Custom replacement seats can provide you with improved comfort, enhanced driving support for your body, and add tremendous eye appeal to the interior of your car. Searching the web provides you with any number of choices of color and style, and you can be pretty sure that your car will stand out from the crowd when you open the door.
There are several important things to consider when deciding if this is the way you want to go in your customization plan, however. First and foremost, as an automotive engineering director for a number of years, you need to understand that the seat in your car is just one piece of the overall safety system that is engineered into your ride to make it legal from a federal safety perspective. That seat has been included in tests ranging from front and rear impact, front, side and possibly seat-mounted airbag deployments, seat belt pull tests, seat frame deformation and pull-out; and several other possible tests. The passing results of those system and vehicle tests allows your car to be sold to the public.

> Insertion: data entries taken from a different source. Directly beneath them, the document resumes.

def subpixel_hwd(dl, vol_hwd, D, out=None, numpy1_promotion=False):
    H, W, Dp = vol_hwd.shape
    assert Dp == hwd_pitch(D)
    out = out if out is not None else torch.empty_like(dl)
    hip.check(hip.load().mccnn_subpixel_hwd(hip.ptr(dl), hip.ptr(vol_hwd), int(D), H, W, 1 if numpy1_promotion else 0,
                                            hip.ptr(out), hip.stream()), "mccnn_subpixel_hwd")
    return out


CONFIDENCE_MEASURES = ("msm", "mmn", "cur", "lrc")
_CONFIDENCE_BITS = dict(msm=hip.MCCNN_CONF_MSM, mmn=hip.MCCNN_CONF_MMN, cur=hip.MCCNN_CONF_CUR, lrc=hip.MCCNN_CONF_LRC)


def confidence_mask(names):
    names = (names,) if isinstance(names, str) else tuple(names)
    mask = 0
    for name in names:
        bit = _CONFIDENCE_BITS.get(name)
        if bit is None:
            raise ValueError("unknown confidence measure %r: choose from %s" % (name, ", ".join(CONFIDENCE_MEASURES)))
        if mask & bit:
            raise ValueError("confidence measure %r named twice" % (name,))
        mask |= bit
    if not mask:
        raise ValueError("no confidence measure named: choose from %s" % ", ".join(CONFIDENCE_MEASURES))
    return mask


def confidence_names(measures):
    mask = measures if isinstance(measures, int) else confidence_mask(measures)
    return tuple(n for n in CONFIDENCE_MEASURES if mask & _CONFIDENCE_BITS[n])


VIEW_SUFFIX = {"left": "", "right": "_right"}


def _view_suffix(view):
    if view not in VIEW_SUFFIX:
        raise ValueError("view must be 'left' or 'right'")
    return VIEW_SUFFIX[view]


def _confidence(entry, vol, D, H, W, disp_other, measures, out):
    mask = confidence_mask(measures)
    k = bin(mask).count("1")
    if mask & hip.MCCNN_CONF_LRC and disp_other is None:
        raise ValueError("%s: the lrc measure needs the other view's disparity map" % entry)
    if disp_other is not None and (tuple(disp_other.shape) != (H, W) or disp_other.dtype != torch.float32):
        raise ValueError("%s: the other view's disparity must be a float32 [H,W] map" % entry)
    if vol.dtype != torch.float32:
        raise ValueError("%s: the volume must be float32" % entry)
    if out is None:
        out = torch.empty((k, H, W), dtype=torch.float32, device=vol.device)
    elif tuple(out.shape) != (k, H, W) or out.dtype != torch.float32:
        raise ValueError("%s: `out` must be a float32 [%d,%d,%d] tensor" % (entry, k, H, W))
    hip.check(getattr(hip.load(), entry)(hip.ptr(vol), hip.ptr(disp_other) if disp_other is not None else None, int(D), H,
                                         W, mask, hip.ptr(out), hip.stream()), entry)
    return out


def confidence_hwd(vol_hwd, D, disp_right=None, measures=CONFIDENCE_MEASURES, out=None, view="left"):
    H, W, Dp = vol_hwd.shape
    assert Dp == hwd_pitch(D)
    return _confidence("mccnn_confidence%s_hwd" % _view_suffix(view), vol_hwd, D, H, W, disp_right, measures, out)


def confidence(vol_dhw, disp_right=None, measures=CONFIDENCE_MEASURES, out=None, view="left"):
    D, H, W = vol_dhw.shape
    return _confidence("mccnn_confidence" + _view_suffix(view), vol_dhw, D, H, W, disp_right, measures, out)


def confidence_any(vol, D, pixel_major, disp_other=None, measures=CONFIDENCE_MEASURES, out=None, view="left"):
    if pixel_major:
        return confidence_hwd(vol, D, disp_other, measures, out=out, view=view)
    return confidence(vol, disp_other, measures, out=out, view=view)


def confidence_right_hwd(vol_right_hwd, D, disp_left=None, measures=CONFIDENCE_MEASURES, out=None):
    return confidence_hwd(vol_right_hwd, D, disp_left, measures, out=out, view="right")


def confidence_right(vol_right_dhw, disp_left=None, measures=CONFIDENCE_MEASURES, out=None):
    return confidence(vol_right_dhw, disp_left, measures, out=out, view="right")


def lr_status(dl, dr, ndisp, out=None, view="left"):
    entry = "mccnn_lr_status" + _view_suffix(view)
    H, W = dl.shape
    st = out if out is not None else torch.empty((H, W), dtype=torch.int32, device=dl.device)
    hip.check(getattr(hip.load(), entry)(hip.ptr(dl), hip.ptr(dr), H, W, int(ndisp), hip.ptr(st), hip.stream()), entry)
    return st


def lr_status_right(dr, dl, ndisp, out=None):
    return lr_status(dr, dl, ndisp, out=out, view="right")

When you change the seats in your car, unless full-vehicle tests have been performed and your car certified with the same seat you installed, the results of all of those previously made safety compliance tests are nullified. Installing a seat that is stronger in some regards can in fact cause the results of some tests to give failing instead of passing test results. Any single element of the vehicle system that changes how the test dummy (or human occupant's) body moves in a crash can alter the geometry of an airbag depolyment and cause HIC (Head Injury Criteria) numbers to exceed allowable limits, for example.
In today's highly engineered cars, changing things like seats, belts and other components is the equivalent of turning the driver into a test pilot. In the event of a crash, the others in the car can now name you, as owner, and the person and/or company who modified the car in a lawsuit, the same as they can sue the original manufacturer such as Honda, Toyota or GM. I am not certain, but I believe that the act of altering the compliance of a motor vehicle by a company could violate some federal laws in the same way that altering airbags or emissions equipment does.
The second factor to consider is comfort. I highly recommend actually sitting in the same model of seat in the same model of car that you are customizing before you buy. Car seats feel differently based upon the location of the steering wheel, shifter, windshield, etc; and nothing is worse than spending money on a custom seat and finding out after it is too late that the results are not comfortable.